Ewwww! Boys are disgusting. What makes you to pee in the sink? :um


----------



## UltraShy (Nov 8, 2003)

BlackCanvas said:


> Saves water... :flush


That's what I was thinking. I never have though. Wonder where Al Gore stands on this important issue?


----------



## madsv (Mar 19, 2010)

The ones who said they havent are definitely lying


----------



## Flame Sixtyone (Aug 27, 2009)

The hell... :sus


----------



## Stilla (May 13, 2009)

uke


----------



## Evo (Jan 1, 2012)

HardRock said:


> The hell... :sus


Dafuq... :um


----------



## Octal (Aug 2, 2011)

No, but has anyone peed in the shower? :teeth


----------



## tooz (Feb 18, 2011)

Evo said:


> Dafuq... :um


Gooby, pls . . .


----------



## Joe (May 18, 2010)

Octal said:


> No, but has anyone peed in the shower? :teeth


Better question to ask is if anyone actually hasn't in the shower.


----------



## Fruitcake (Jan 19, 2012)

Huh. I never realised guys did that, but I guess it would be a way to avoid the awkward tinkling sound. Or maybe it's not awkward for most people. Why am I talking about this?


----------



## ShadyGFX (Jul 18, 2012)

This thread is hilarious :haha


----------



## pita (Jan 17, 2004)

WHAT!

I can't believe you people sometimes.


----------



## Diacetylmorphine (Mar 9, 2011)




----------



## FireIsTheCleanser (Aug 16, 2011)

Octal said:


> No, but has anyone peed in the shower? :teeth


Also saves water, and the water that's already coming down washes it away so you don't have to.


----------



## Tania I (Jul 22, 2012)

oh my... -_-
(hope none of my bros done that, but that reminds me to scrub the kitchen sink before washing plates and dishes..and the bathroom sink before i bend to wash my face..)


----------



## avoidobot3000 (Aug 22, 2010)

Strangely enough I was chatting about this a few hours ago. I did it once. Whatever, I payed for the hotel room, I'll do what I like in it.


----------



## Gurosan (Sep 4, 2012)

It is a natural thing to do. Besides it is just natural liquid and if by chance i get piss on my hand, so what? It is not ****ing hazzardous poison or acid and is easy washable away with water.

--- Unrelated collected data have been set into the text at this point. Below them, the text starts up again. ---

int device_cus(ilsx_ctx* ctx) {
  static int n_cu = 0;
  if (!n_cu) {
    hipDeviceProp_t pr;
    n_cu = hipGetDeviceProperties(&pr, ctx->device) == hipSuccess ? pr.multiProcessorCount : 1;
  }
  return n_cu;
}
static size_t phase_lds_bytes(int H, int KP, int cs) { return std::max(fwd_split_lds_bytes(H, KP, cs), bwd_split_lds_bytes(H, cs)); }
void phase_wgs_per_cu(int H, int cs, int* occ_a, int* occ_c) {
  static int oa[2] = {-1, -1}, oc[2] = {-1, -1};
  const int i = H == 256 ? 0 : 1;
  if (oa[i] < 0) {
    int a = 0, c = 0;
    const size_t lds = phase_lds_bytes(H, 32, cs);
    hipError_t e1, e2;
    if (H == 256) { e1 = hipOccupancyMaxActiveBlocksPerMultiprocessor(&a, (const void*)k_sac_phase_a<256, ACT_RELU, 4>, 4 * H / cs, lds);
                    e2 = hipOccupancyMaxActiveBlocksPerMultiprocessor(&c, (const void*)k_sac_phase_c<256, ACT_RELU, 4>, 4 * H / cs, lds); }
    else { e1 = hipOccupancyMaxActiveBlocksPerMultiprocessor(&a, (const void*)k_sac_phase_a<128, ACT_RELU, 2>, 4 * H / cs, lds);
           e2 = hipOccupancyMaxActiveBlocksPerMultiprocessor(&c, (const void*)k_sac_phase_c<128, ACT_RELU, 2>, 4 * H / cs, lds); }
    oa[i] = e1 == hipSuccess ? std::max(a, 1) : 1;
    oc[i] = e2 == hipSuccess ? std::max(c, 1) : 1;
  }
  *occ_a = oa[i]; *occ_c = oc[i];
}
bool phase_fits(ilsx_ctx* ctx, int rows, int H, int cs, int ntasks) {
  const int n_cu = device_cus(ctx);
  if (!((H == 256 && cs == 4) || (H == 128 && cs == 2))) return false;
  const int tiles = (rows + 15) / 16, work = tiles * ntasks * cs;
  int occ_a = 1, occ_c = 1;
  phase_wgs_per_cu(H, cs, &occ_a, &occ_c);
  return tiles <= PHASE_MAX_TILES && work <= n_cu && work + 1 <= occ_a * n_cu && tiles * 3 * cs <= occ_c * n_cu;
}

static std::vector<bool> g_phase_slots[16];
static std::mutex g_phase_slots_mu;
int phase_const_alloc(int device) {
  static const bool off = []() { const char* e = getenv("ILSX_PHASE_CT"); return e && atoi(e) == 0; }();
  if (off || device < 0 || device >= 16) return -1;
  std::lock_guard<std::mutex> lock(g_phase_slots_mu);
  auto& u = g_phase_slots[device];
  if (u.empty()) u.assign(PHASE_CONST_SLOTS, false);
  for (int i = 0; i < PHASE_CONST_SLOTS; ++i) if (!u[i]) { u[i] = true; return i; }
  return -1;
}
void phase_const_free(int device, int slot) {
  if (device < 0 || device >= 16 || slot < 0 || slot >= PHASE_CONST_SLOTS) return;
  std::lock_guard<std::mutex> lock(g_phase_slots_mu);
  if (!g_phase_slots[device].empty()) g_phase_slots[device][slot] = false;
}
void phase_const_prepare(ilsx_ctx* ctx, PhaseConst* ct) {
  if (!ct || ct->tried) return;
  ct->tried = true;
  ct->device = ctx->device;
  ct->slot = phase_const_alloc(ctx->device);
  if (ct->slot >= 0) ctx->phase_slots.push_back(ct->slot);
}
template <class Blk>
static bool phase_const_ready(ilsx_ctx* ctx, PhaseConst* ct, const Blk& blk, unsigned long long key, Blk& held, bool& valid, unsigned long long& held_key,
                              const void* symbol) {
  phase_const_prepare(ctx, ct);
  if (!ct || ct->slot < 0 || blk.dbg || !key) return false;
  if (valid && held_key == key) return true;
  hipStreamCaptureStatus cap = hipStreamCaptureStatusNone;
  if (hipStreamIsCapturing(ctx->stream, &cap) != hipSuccess || cap != hipStreamCaptureStatusNone) return false;
  if (hipStreamSynchronize(ctx->stream) != hipSuccess) return false;
  valid = false;
  memcpy(&held, &blk, sizeof blk);
  if (hipMemcpyToSymbolAsync(symbol, &held, sizeof blk, (size_t)ct->slot * sizeof blk, hipMemcpyHostToDevice, ctx->stream) != hipSuccess ||
      hipStreamSynchronize(ctx->stream) != hipSuccess) { (void)hipGetLastError(); return false; }
  valid = true; held_key = key;
  return true;
}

Same with outdoor sh1ttings...you find it disgusting and consider it a crime? well guess what, it is another natural thing to do...{assuming its being done in nature not on some street corner}

It just comes down on your own opinion and not on what society is implanted and forced you to belive in..think and and make your own views on things instead of just adopting someone's opinion.


----------



## Fruitcake (Jan 19, 2012)

Gurosan said:


> It is a natural thing to do. Besides it is just natural liquid and if by chance i get piss on my hand, so what? It is not ****ing hazzardous poison or acid and is easy washable away with water.
> 
> Same with outdoor sh1ttings...you find it disgusting and consider it a crime? well guess what, it is another natural thing to do...{assuming its being done in nature not on some street corner}
> 
> It just comes down on your own opinion and not on what society is implanted and forced you to belive in..think and and make your own views on things instead of just adopting someone's opinion.

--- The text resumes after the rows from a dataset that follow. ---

template <int N, bool PR, bool STEADY, bool VEL>
CDPR_DEV void split_controller_wave(const StepArgs& a, float* geo, float gval, uint32_t lane, uint32_t r, uint32_t rr, bool live, size_t st, uint32_t off,
                                    uint32_t woff, const float4& p0, const float4& p1, const float4& p2, const float4& p3, v2f* x_force, const v2f* x_tension,
                                    const float* x_est, const v2f* x_ik = nullptr) {
  static_assert(!(STEADY && PR), "the steady instantiation serves uniform handles");
  constexpr int NP = cable_pairs(N);
  constexpr int P = plat_slots(true);
  constexpr int G = joint_groups(N);
  constexpr int NH = (NP + 1) / 2;
#if CDPR_SPLIT_PRIO == 2 || CDPR_SPLIT_PRIO == 5
  __builtin_amdgcn_s_setprio(3);
#endif
#if CDPR_CTL_LOAD_DELAY > 0
  __builtin_amdgcn_s_sleep(CDPR_CTL_LOAD_DELAY);
#endif
  float4 wraw[NP][5], hraw[NH];
#pragma unroll
  for (int k = 0; k < NP; ++k) {
#pragma unroll
    for (int m = 0; m < 5; ++m) wraw[k][m] = load_slot(a.state, st, P + 5 * k + m, off);
  }
#pragma unroll
  for (int g = 0; g < NH; ++g) hraw[g] = load_slot(a.state, st, P + 5 * NP + g, off);
  v2f desired[NP];
#pragma unroll
  for (int k = 0; k < NP; ++k) desired[k] = splat(0.f);
  const float* cp = a.cmd + (size_t)rr * N;
  if (N % 4 == 0) {
#pragma unroll
    for (int g = 0; g < N / 4; ++g) {
      const float4 v = reinterpret_cast<const float4*>(cp)[g];
      desired[2 * g] = (v2f){v.x, v.y};
      desired[2 * g + 1] = (v2f){v.z, v.w};
    }
  } else {
#pragma unroll
    for (int i = 0; i < N; ++i) {
      if (i & 1)
        desired[i / 2].y = cp[i];
      else
        desired[i / 2].x = cp[i];
    }
  }
  if (lane < NP * kGeomFloatsPerPair) geo[lane] = gval;
  __builtin_amdgcn_fence(__ATOMIC_RELEASE, "wavefront");
  __builtin_amdgcn_wave_barrier();
  __builtin_amdgcn_fence(__ATOMIC_ACQUIRE, "wavefront");

  Platform s;
  unpack_platform(p0, p1, p2, p3.x, s);

  v2f len[NP], q[NP], qd[NP], jac[NP][6];
  {
    v2f l0[NP];
    if (STEADY && CDPR_STEADY_SHARED_IK) {
      __builtin_amdgcn_s_barrier();
      __builtin_amdgcn_fence(__ATOMIC_ACQUIRE, "workgroup");
#pragma unroll
      for (int k = 0; k < NP; ++k) {
        len[k] = x_ik[(kIkRows * k) * 64 + lane];
#pragma unroll
        for (int c = 0; c < 6; ++c) jac[k][c] = x_ik[(kIkRows * k + 1 + c) * 64 + lane];
        l0[k] = *reinterpret_cast<const v2f*>(geo + k * kGeomFloatsPerPair + 12);
      }
    } else {
      ik_pairs<N, true>(geo, s.px, s.py, s.pz, s.qx, s.qy, s.qz, s.qw, len, jac, l0);
    }
#pragma unroll
    for (int k = 0; k < NP; ++k) {
      q[k] = l0[k] - len[k];
      qd[k] = -fma2(s.wz, jac[k][5], fma2(s.wy, jac[k][4], fma2(s.wx, jac[k][3],
                    fma2(s.vz, jac[k][2], fma2(s.vy, jac[k][1], splat(s.vx) * jac[k][0])))));
    }
  }
  const bool publish = STEADY || (a.publish_mask & 1ull) != 0ull;
  if (publish && live) {
    store_slot(a.obs, st, 0, woff, make_float4(s.px, s.py, s.pz, s.qx));
    store_slot(a.obs, st, 1, woff, make_float4(s.qy, s.qz, s.qw, s.vx));
    store_slot(a.obs, st, 2, woff, make_float4(s.vy, s.vz, s.wx, s.wy));
#pragma unroll
    for (int g = 0; g < G; ++g) {
      const int k0 = 2 * g, k1 = (2 * g + 1 < NP) ? 2 * g + 1 : 2 * g;
      const bool has = (2 * g + 1 < NP);
      store_slot(a.obs, st, 4 + g, woff, make_float4(q[k0].x, q[k0].y, has ? q[k1].x : 0.f, has ? q[k1].y : 0.f));
      store_slot(a.obs, st, 4 + G + g, woff, make_float4(qd[k0].x, qd[k0].y, has ? qd[k1].x : 0.f, has ? qd[k1].y : 0.f));
    }
  }

  v2f f[NP], e_new[NP], ierr[NP];
#pragma unroll
  for (int k = 0; k < NP; ++k) {
    f[k] = splat(0.f);
    e_new[k] = splat(0.f);
    ierr[k] = (k & 1) ? (v2f){hraw[k / 2].z, hraw[k / 2].w} : (v2f){hraw[k / 2].x, hraw[k / 2].y};
  }
  float dbg_p = 0.f, dbg_i = 0.f, dbg_d = 0.f;
  bool dbg_wrote = false;
  const bool first_world = !STEADY && (a.flags & kFlagFirstWorldStep) != 0u;
  uint32_t meta = 0u;
  if (PR) meta = a.meta[rr];
  const int calls = PR ? (int)(meta >> kMetaCallShift) : a.pid_calls;
  if (PR && live && !first_world) a.meta[r] = (uint8_t)((meta & kMetaModeMask) | ((uint32_t)min(calls + 1, (int)kMetaCallMax) << kMetaCallShift));
  const bool force_mode = !STEADY && !PR && (a.flags & kFlagForceMode) != 0u;
  if (force_mode && !first_world) {
#pragma unroll
    for (int k = 0; k < NP; ++k) f[k] = desired[k];
  } else if (STEADY || (!first_world && (PR || calls != 0))) {
    v2f win[NP][kWin];
#pragma unroll
    for (int k = 0; k < NP; ++k) {
#pragma unroll
      for (int m = 0; m < 5; ++m) {
        win[k][2 * m] = (v2f){wraw[k][m].x, wraw[k][m].y};
        win[k][2 * m + 1] = (v2f){wraw[k][m].z, wraw[k][m].w};
      }
    }
    const bool actual_is_vel = STEADY ? VEL : PR ? ((meta & kMetaModeMask) == kMetaVelocity) : ((a.flags & kFlagActualIsVelocity) != 0u);
    v2f actual[NP];
#pragma unroll
    for (int k = 0; k < NP; ++k) actual[k] = actual_is_vel ? qd[k] : q[k];
    const int ring_slot = a.ring_slot;
    const bool is_force = PR && (meta & kMetaModeMask) == kMetaForce;
#if CDPR_SPLIT_PRIO == 3 || CDPR_SPLIT_PRIO == 4
    __builtin_amdgcn_s_setprio(3);
#endif
    pid_pairs<NP, PR, STEADY>(a, calls, actual_is_vel, desired, actual, win, ierr, f, e_new, dbg_p, dbg_i, dbg_d, is_force);
    dbg_wrote = (!PR || calls != 0) && !is_force;
    if (live) {
#pragma unroll
      for (int m = 0; m < 5; ++m) {
        if (m == (ring_slot >> 1)) {
          if (!STEADY) {
#pragma unroll
            for (int k = 0; k < NP; ++k) CDPR_STORE_STATE(a.state, st, P + 5 * k + m, woff, ring_row(win[k], m, e_new[k], ring_slot));
          } else if (ring_slot & 1) {
#pragma unroll
            for (int k = 0; k < NP; ++k) CDPR_STORE_STATE(a.state, st, P + 5 * k + m, woff, make_float4(win[k][2 * m].x, win[k][2 * m].y, e_new[k].x, e_new[k].y));
          } else {
#pragma unroll
            for (int k = 0; k < NP; ++k) CDPR_STORE_STATE(a.state, st, P + 5 * k + m, woff, make_float4(e_new[k].x, e_new[k].y, win[k][2 * m + 1].x, win[k][2 * m + 1].y));
          }
        }
      }
#pragma unroll
      for (int g = 0; g < NH; ++g) {
        const int k1 = (2 * g + 1 < NP) ? 2 * g + 1 : 2 * g;
        CDPR_STORE_STATE(a.state, st, P + 5 * NP + g, woff, make_float4(ierr[2 * g].x, ierr[2 * g].y, ierr[k1].x, ierr[k1].y));
      }
    }
  }
#pragma unroll
  for (int k = 0; k < NP; ++k) x_force[k * 64 + lane] = f[k];
  __builtin_amdgcn_fence(__ATOMIC_RELEASE, "workgroup");
  __builtin_amdgcn_s_waitcnt(0xC07F);
  CDPR_CTL_STAMP(4);
#if CDPR_SPLIT_PRIO >= 3
  __builtin_amdgcn_s_setprio(0);
#endif
  __builtin_amdgcn_s_barrier();
  __builtin_amdgcn_s_barrier();
  CDPR_CTL_STAMP(5);
  __builtin_amdgcn_fence(__ATOMIC_ACQUIRE, "workgroup");
  v2f applied[NP];
#pragma unroll
  for (int k = 0; k < NP; ++k) applied[k] = x_tension[k * 64 + lane];
  const float fkx = x_est[0 * 64 + lane], fky = x_est[1 * 64 + lane], fkz = x_est[2 * 64 + lane], fk_res = x_est[3 * 64 + lane],
              fk_it = x_est[4 * 64 + lane], td_flag = x_est[5 * 64 + lane];
  setforce_limits<NP>(a, qd, applied);
  if (!STEADY && a.dbg && live) write_pid_topic(a.dbg + (size_t)r * 9, dbg_wrote, dbg_wrote, dbg_p, dbg_i, dbg_d, desired[0].x, applied[0].x);
  if (publish && live) {
    store_slot(a.obs, st, 3, woff, make_float4(s.wz, fk_res, fk_it, (!STEADY && a.travel_on) ? pack_flags((int)td_flag, travel_mask<N>(a, q)) : td_flag));
#pragma unroll
    for (int g = 0; g < G; ++g) {
      const int k0 = 2 * g, k1 = (2 * g + 1 < NP) ? 2 * g + 1 : 2 * g;
      const bool has = (2 * g + 1 < NP);
      store_slot(a.obs, st, 4 + 2 * G + g, woff,
                 make_float4(applied[k0].x, applied[k0].y, has ? applied[k1].x : 0.f, has ? applied[k1].y : 0.f));
    }
  }
  {
    v2f tens[NP];
#pragma unroll
    for (int k = 0; k < NP; ++k) {
      tens[k] = fma2(-a.damping, qd[k], applied[k]);
      if (a.unilateral) tens[k] = max2(tens[k], splat(0.f));
    }
    float w[6];
    jt_times<NP>(jac, tens, w);
    w[0] = a.fgx - w[0];
    w[1] = a.fgy - w[1];
    w[2] = a.fgz - w[2];
    w[3] = -w[3];
    w[4] = -w[4];
    w[5] = -w[5];
    integrate(a, s, w);
  }
  if (live) {
    store_slot_aux<CDPR_SPLIT_PLAT_AUX>(a.state, st, 0, woff, make_float4(s.px, s.py, s.pz, s.qx));
    store_slot_aux<CDPR_SPLIT_PLAT_AUX>(a.state, st, 1, woff, make_float4(s.qy, s.qz, s.qw, s.vx));
    store_slot_aux<CDPR_SPLIT_PLAT_AUX>(a.state, st, 2, woff, make_float4(s.vy, s.vz, s.wx, s.wy));
    store_slot_aux<CDPR_SPLIT_PLAT_AUX>(a.state, st, 3, woff, make_float4(s.wz, fkx, fky, fkz));
  }
  CDPR_CTL_STAMP(6);
}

Outdoor pooping isn't like peeing in a sink. People use kitchen sinks to wash things that they eat from and it could splash on the bench and dishes. Now I am imagining it in great detail.
I don't think relieving yourself in the area you prepare food is natural. Pooping outdoors is far more natural than using a toilet though.


----------



## CWe (Mar 7, 2010)

Toilet bowl AKA the Sh----er and maybe in the tub but not in the sink! i piss in bottles but not the sink! wth


----------



## Gurosan (Sep 4, 2012)

Fruitcake said:


> Now I am imagining it in great detail.
> .


It is understandable that people wouldnt want piss in his/her ice cream bowl and all, but if one is seriously peeing in a sing, i think it is obvious that it should be washed properly afterwards...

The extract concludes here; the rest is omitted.